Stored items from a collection
.....

int olf_match_bf_dev(olf_ctx* ctx, const uint8_t* d_descA, const int32_t* d_nA, int strideA, int a_step, const uint8_t* d_descB,
                     const int32_t* d_nB, int strideB, int b_step, int n_sets, float nnr, int best_lr, int32_t* d_m12, void* stream);
int olf_match_bf(olf_ctx* ctx, const uint8_t* descA, int nA, const uint8_t* descB, int nB, float nnr, int best_lr, int32_t* m12);
int olf_knn2(olf_ctx* ctx, const uint8_t* descQ, int nQ, const uint8_t* descT, int nT, int32_t* idx0, int32_t* dist0, int32_t* dist1);
int olf_match_candidates_dev(olf_ctx* ctx, const uint8_t* d_descQ, int nQ, const uint8_t* d_descT, int nT, const int32_t* d_cand_offsets,
                             const int32_t* d_cand_idx, uint16_t* d_dist, void* stream);
int olf_match_candidates(olf_ctx* ctx, const uint8_t* descQ, int nQ, const uint8_t* descT, int nT, const int32_t* cand_offsets,
                         const int32_t* cand_idx, uint16_t* dist);
typedef struct olf_frame_view {
    const olf_keypoint* keys;
    const uint8_t* desc;
    const float*   uright;
    int32_t        n;
    uint8_t*       mp_valid;
    uint8_t*       mp_obs;
    const uint8_t* mp_bad;
    const float*   mp_world;
    const uint8_t* mp_desc;
    const uint8_t* outlier;
    const float*   Tcw;
    float fx, fy, cx, cy, mbf, minX, maxX, minY, maxY;
    const float*   scale_factors;
    int32_t        n_levels;
    const float*   mp_maxd;
    const float*   mp_mind;
    const int32_t* fv_nodes;
    const int32_t* fv_offsets;
    const int32_t* fv_features;
    int32_t        fv_n;
    const int32_t* grid_offsets;
    const int32_t* grid_index;
} olf_frame_view;
int olf_search_by_projection(olf_ctx* ctx, const olf_frame_view* cur, const olf_frame_view* last, float th, int bMono, int check_orientation,
                             int32_t* matches, int32_t* nmatches);
int olf_search_by_projection_match12(olf_ctx* ctx, const olf_frame_view* cur, const olf_frame_view* last, float th, int bMono, int check_orientation,
                                     int32_t* matches, int32_t* match12, int32_t* nmatches);
int olf_search_for_initialization(olf_ctx* ctx, const olf_frame_view* f1, const olf_frame_view* f2, float* prev_matched, int window_size,
                                  float nnratio, int check_orientation, int32_t* matches12, int32_t* nmatches);
int olf_search_by_bow(olf_ctx* ctx, const olf_frame_view* kf, const olf_frame_view* f, float nnratio, int check_orientation, int32_t* matched,
                      int32_t* nmatches);
int olf_search_local_map(olf_ctx* ctx, const olf_frame_view* f, int n_mp, const uint8_t* track_in_view, const uint8_t* bad,
                         const int32_t* track_scale_level, const float* track_view_cos, const float* track_proj3, const uint8_t* mp_desc,
                         const uint8_t* mp_obs, float th, float nnratio, int32_t* matches, int32_t* nmatches);

int olf_is_in_frustum(const olf_frame_view* f, int n_mp, const float* world, const float* normal, const float* maxd, const float* mind,
                      float viewing_cos_limit, uint8_t* track_in_view, int32_t* track_scale_level, float* track_view_cos, float* track_proj3);

int olf_search_by_projection_kf(olf_ctx* ctx, const olf_frame_view* cur, const olf_frame_view* kf, const uint8_t* already_found, float th,
                                int orb_dist, int check_orientation, int32_t* matches, int32_t* nmatches);
int olf_search_by_bow_kf(olf_ctx* ctx, const olf_frame_view* kf1, const olf_frame_view* kf2, float nnratio, int check_orientation,
                         int32_t* matches12, int32_t* nmatches);
int olf_search_for_triangulation(olf_ctx* ctx, const olf_frame_view* kf1, const olf_frame_view* kf2, const float* F12, const float* Cw,
                                 int only_stereo, int check_orientation, int32_t* matches12, int32_t* nmatches);
int olf_fuse_search(olf_ctx* ctx, const olf_frame_view* kf, int n_mp, const uint8_t* skip, const float* world, const float* normal,
                    const float* maxd, const float* mind, const uint8_t* desc, float th, const float* Ow, int32_t* best_idx, int32_t* best_dist);
int olf_fuse_search_sim3(olf_ctx* ctx, const olf_frame_view* kf, const float* Scw, int n_mp, const uint8_t* skip, const float* world,
                         const float* normal, const float* maxd, const float* mind, const uint8_t* desc, float th, int32_t* best_idx,
                         int32_t* best_dist);
int olf_search_by_projection_sim3(olf_ctx* ctx, const olf_frame_view* kf, const float* Scw, int n_mp, const uint8_t* skip, const float* world,
                                  const float* normal, const float* maxd, const float* mind, const uint8_t* desc, float th, uint8_t* matched,
                                  int32_t* matches, int32_t* nmatches);
int olf_search_by_sim3(olf_ctx* ctx, const olf_frame_view* kf1, const olf_frame_view* kf2, int32_t* matches12, float s12, const float* R12,
                       const float* t12, float th, int32_t* vn_match1, int32_t* vn_match2, int32_t* nfound);

int olf_hamming_matrix(olf_ctx* ctx, const uint8_t* descA, int nA, const uint8_t* descB, int nB, uint16_t* out);

int olf_line_capacity(const olf_ctx* ctx);
int olf_line_extract_strided(olf_ctx* ctx, const uint8_t* image, size_t row_stride, olf_keyline* kls, uint8_t* ldesc, int32_t* lcount);
int olf_line_extract_dev(olf_ctx* ctx, const uint8_t* d_images, int n_images, olf_keyline* d_kls, uint8_t* d_ldesc, int32_t* d_lcounts,
                         void* stream);
int olf_line_extract(olf_ctx* ctx, const uint8_t* images, int n_images, olf_keyline* kls, uint8_t* ldesc, int32_t* lcounts);
int olf_lbd_compute(olf_ctx* ctx, const uint8_t* images, int n_images, const olf_keyline* kls, const int32_t* lcounts, uint8_t* ldesc);
int olf_lsd_debug_scaled(olf_ctx* ctx, int image, uint8_t* dst, int32_t* ws, int32_t* hs);

int olf_stereo_lines_dev(olf_ctx* ctx, int n_pairs, const olf_keyline* d_kls, const uint8_t* d_ldesc, const int32_t* d_lcounts,
                         int32_t* d_matches12, float* d_disp, double* d_le, void* stream);
int olf_stereo_lines(olf_ctx* ctx, int n_pairs, const olf_keyline* kls, const uint8_t* ldesc, const int32_t* lcounts, int32_t* matches12,
                     float* disp, double* le);

typedef struct olf_frame_buffers {
    olf_keypoint* kps;
    uint8_t*  desc;
    int32_t*  counts;
    float*    uright;
    float*    depth;
    olf_keyline* kls;
    uint8_t*  ldesc;
    int32_t*  lcounts;
    int32_t*  lmatches12;
    float*    ldisp;
    double*   lle;
} olf_frame_buffers;
int olf_stereo_frames_dev(olf_ctx* ctx, const uint8_t* d_images, int n_pairs, const olf_frame_buffers* out, void* stream);
int olf_stereo_frames(olf_ctx* ctx, const uint8_t* images, int n_pairs, const olf_frame_buffers* out);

.....

• _Problem requirements_
Give again each line shown above, keeping every word as it is.

• _Expected answer_
int olf_match_bf_dev(olf_ctx* ctx, const uint8_t* d_descA, const int32_t* d_nA, int strideA, int a_step, const uint8_t* d_descB,
                     const int32_t* d_nB, int strideB, int b_step, int n_sets, float nnr, int best_lr, int32_t* d_m12, void* stream);
int olf_match_bf(olf_ctx* ctx, const uint8_t* descA, int nA, const uint8_t* descB, int nB, float nnr, int best_lr, int32_t* m12);
int olf_knn2(olf_ctx* ctx, const uint8_t* descQ, int nQ, const uint8_t* descT, int nT, int32_t* idx0, int32_t* dist0, int32_t* dist1);
int olf_match_candidates_dev(olf_ctx* ctx, const uint8_t* d_descQ, int nQ, const uint8_t* d_descT, int nT, const int32_t* d_cand_offsets,
                             const int32_t* d_cand_idx, uint16_t* d_dist, void* stream);
int olf_match_candidates(olf_ctx* ctx, const uint8_t* descQ, int nQ, const uint8_t* descT, int nT, const int32_t* cand_offsets,
                         const int32_t* cand_idx, uint16_t* dist);
typedef struct olf_frame_view {
    const olf_keypoint* keys;
    const uint8_t* desc;
    const float*   uright;
    int32_t        n;
    uint8_t*       mp_valid;
    uint8_t*       mp_obs;
    const uint8_t* mp_bad;
    const float*   mp_world;
    const uint8_t* mp_desc;
    const uint8_t* outlier;
    const float*   Tcw;
    float fx, fy, cx, cy, mbf, minX, maxX, minY, maxY;
    const float*   scale_factors;
    int32_t        n_levels;
    const float*   mp_maxd;
    const float*   mp_mind;
    const int32_t* fv_nodes;
    const int32_t* fv_offsets;
    const int32_t* fv_features;
    int32_t        fv_n;
    const int32_t* grid_offsets;
    const int32_t* grid_index;
} olf_frame_view;
int olf_search_by_projection(olf_ctx* ctx, const olf_frame_view* cur, const olf_frame_view* last, float th, int bMono, int check_orientation,
                             int32_t* matches, int32_t* nmatches);
int olf_search_by_projection_match12(olf_ctx* ctx, const olf_frame_view* cur, const olf_frame_view* last, float th, int bMono, int check_orientation,
                                     int32_t* matches, int32_t* match12, int32_t* nmatches);
int olf_search_for_initialization(olf_ctx* ctx, const olf_frame_view* f1, const olf_frame_view* f2, float* prev_matched, int window_size,
                                  float nnratio, int check_orientation, int32_t* matches12, int32_t* nmatches);
int olf_search_by_bow(olf_ctx* ctx, const olf_frame_view* kf, const olf_frame_view* f, float nnratio, int check_orientation, int32_t* matched,
                      int32_t* nmatches);
int olf_search_local_map(olf_ctx* ctx, const olf_frame_view* f, int n_mp, const uint8_t* track_in_view, const uint8_t* bad,
                         const int32_t* track_scale_level, const float* track_view_cos, const float* track_proj3, const uint8_t* mp_desc,
                         const uint8_t* mp_obs, float th, float nnratio, int32_t* matches, int32_t* nmatches);

int olf_is_in_frustum(const olf_frame_view* f, int n_mp, const float* world, const float* normal, const float* maxd, const float* mind,
                      float viewing_cos_limit, uint8_t* track_in_view, int32_t* track_scale_level, float* track_view_cos, float* track_proj3);

int olf_search_by_projection_kf(olf_ctx* ctx, const olf_frame_view* cur, const olf_frame_view* kf, const uint8_t* already_found, float th,
                                int orb_dist, int check_orientation, int32_t* matches, int32_t* nmatches);
int olf_search_by_bow_kf(olf_ctx* ctx, const olf_frame_view* kf1, const olf_frame_view* kf2, float nnratio, int check_orientation,
                         int32_t* matches12, int32_t* nmatches);
int olf_search_for_triangulation(olf_ctx* ctx, const olf_frame_view* kf1, const olf_frame_view* kf2, const float* F12, const float* Cw,
                                 int only_stereo, int check_orientation, int32_t* matches12, int32_t* nmatches);
int olf_fuse_search(olf_ctx* ctx, const olf_frame_view* kf, int n_mp, const uint8_t* skip, const float* world, const float* normal,
                    const float* maxd, const float* mind, const uint8_t* desc, float th, const float* Ow, int32_t* best_idx, int32_t* best_dist);
int olf_fuse_search_sim3(olf_ctx* ctx, const olf_frame_view* kf, const float* Scw, int n_mp, const uint8_t* skip, const float* world,
                         const float* normal, const float* maxd, const float* mind, const uint8_t* desc, float th, int32_t* best_idx,
                         int32_t* best_dist);
int olf_search_by_projection_sim3(olf_ctx* ctx, const olf_frame_view* kf, const float* Scw, int n_mp, const uint8_t* skip, const float* world,
                                  const float* normal, const float* maxd, const float* mind, const uint8_t* desc, float th, uint8_t* matched,
                                  int32_t* matches, int32_t* nmatches);
int olf_search_by_sim3(olf_ctx* ctx, const olf_frame_view* kf1, const olf_frame_view* kf2, int32_t* matches12, float s12, const float* R12,
                       const float* t12, float th, int32_t* vn_match1, int32_t* vn_match2, int32_t* nfound);

int olf_hamming_matrix(olf_ctx* ctx, const uint8_t* descA, int nA, const uint8_t* descB, int nB, uint16_t* out);

int olf_line_capacity(const olf_ctx* ctx);
int olf_line_extract_strided(olf_ctx* ctx, const uint8_t* image, size_t row_stride, olf_keyline* kls, uint8_t* ldesc, int32_t* lcount);
int olf_line_extract_dev(olf_ctx* ctx, const uint8_t* d_images, int n_images, olf_keyline* d_kls, uint8_t* d_ldesc, int32_t* d_lcounts,
                         void* stream);
int olf_line_extract(olf_ctx* ctx, const uint8_t* images, int n_images, olf_keyline* kls, uint8_t* ldesc, int32_t* lcounts);
int olf_lbd_compute(olf_ctx* ctx, const uint8_t* images, int n_images, const olf_keyline* kls, const int32_t* lcounts, uint8_t* ldesc);
int olf_lsd_debug_scaled(olf_ctx* ctx, int image, uint8_t* dst, int32_t* ws, int32_t* hs);

int olf_stereo_lines_dev(olf_ctx* ctx, int n_pairs, const olf_keyline* d_kls, const uint8_t* d_ldesc, const int32_t* d_lcounts,
                         int32_t* d_matches12, float* d_disp, double* d_le, void* stream);
int olf_stereo_lines(olf_ctx* ctx, int n_pairs, const olf_keyline* kls, const uint8_t* ldesc, const int32_t* lcounts, int32_t* matches12,
                     float* disp, double* le);

typedef struct olf_frame_buffers {
    olf_keypoint* kps;
    uint8_t*  desc;
    int32_t*  counts;
    float*    uright;
    float*    depth;
    olf_keyline* kls;
    uint8_t*  ldesc;
    int32_t*  lcounts;
    int32_t*  lmatches12;
    float*    ldisp;
    double*   lle;
} olf_frame_buffers;
int olf_stereo_frames_dev(olf_ctx* ctx, const uint8_t* d_images, int n_pairs, const olf_frame_buffers* out, void* stream);
int olf_stereo_frames(olf_ctx* ctx, const uint8_t* images, int n_pairs, const olf_frame_buffers* out);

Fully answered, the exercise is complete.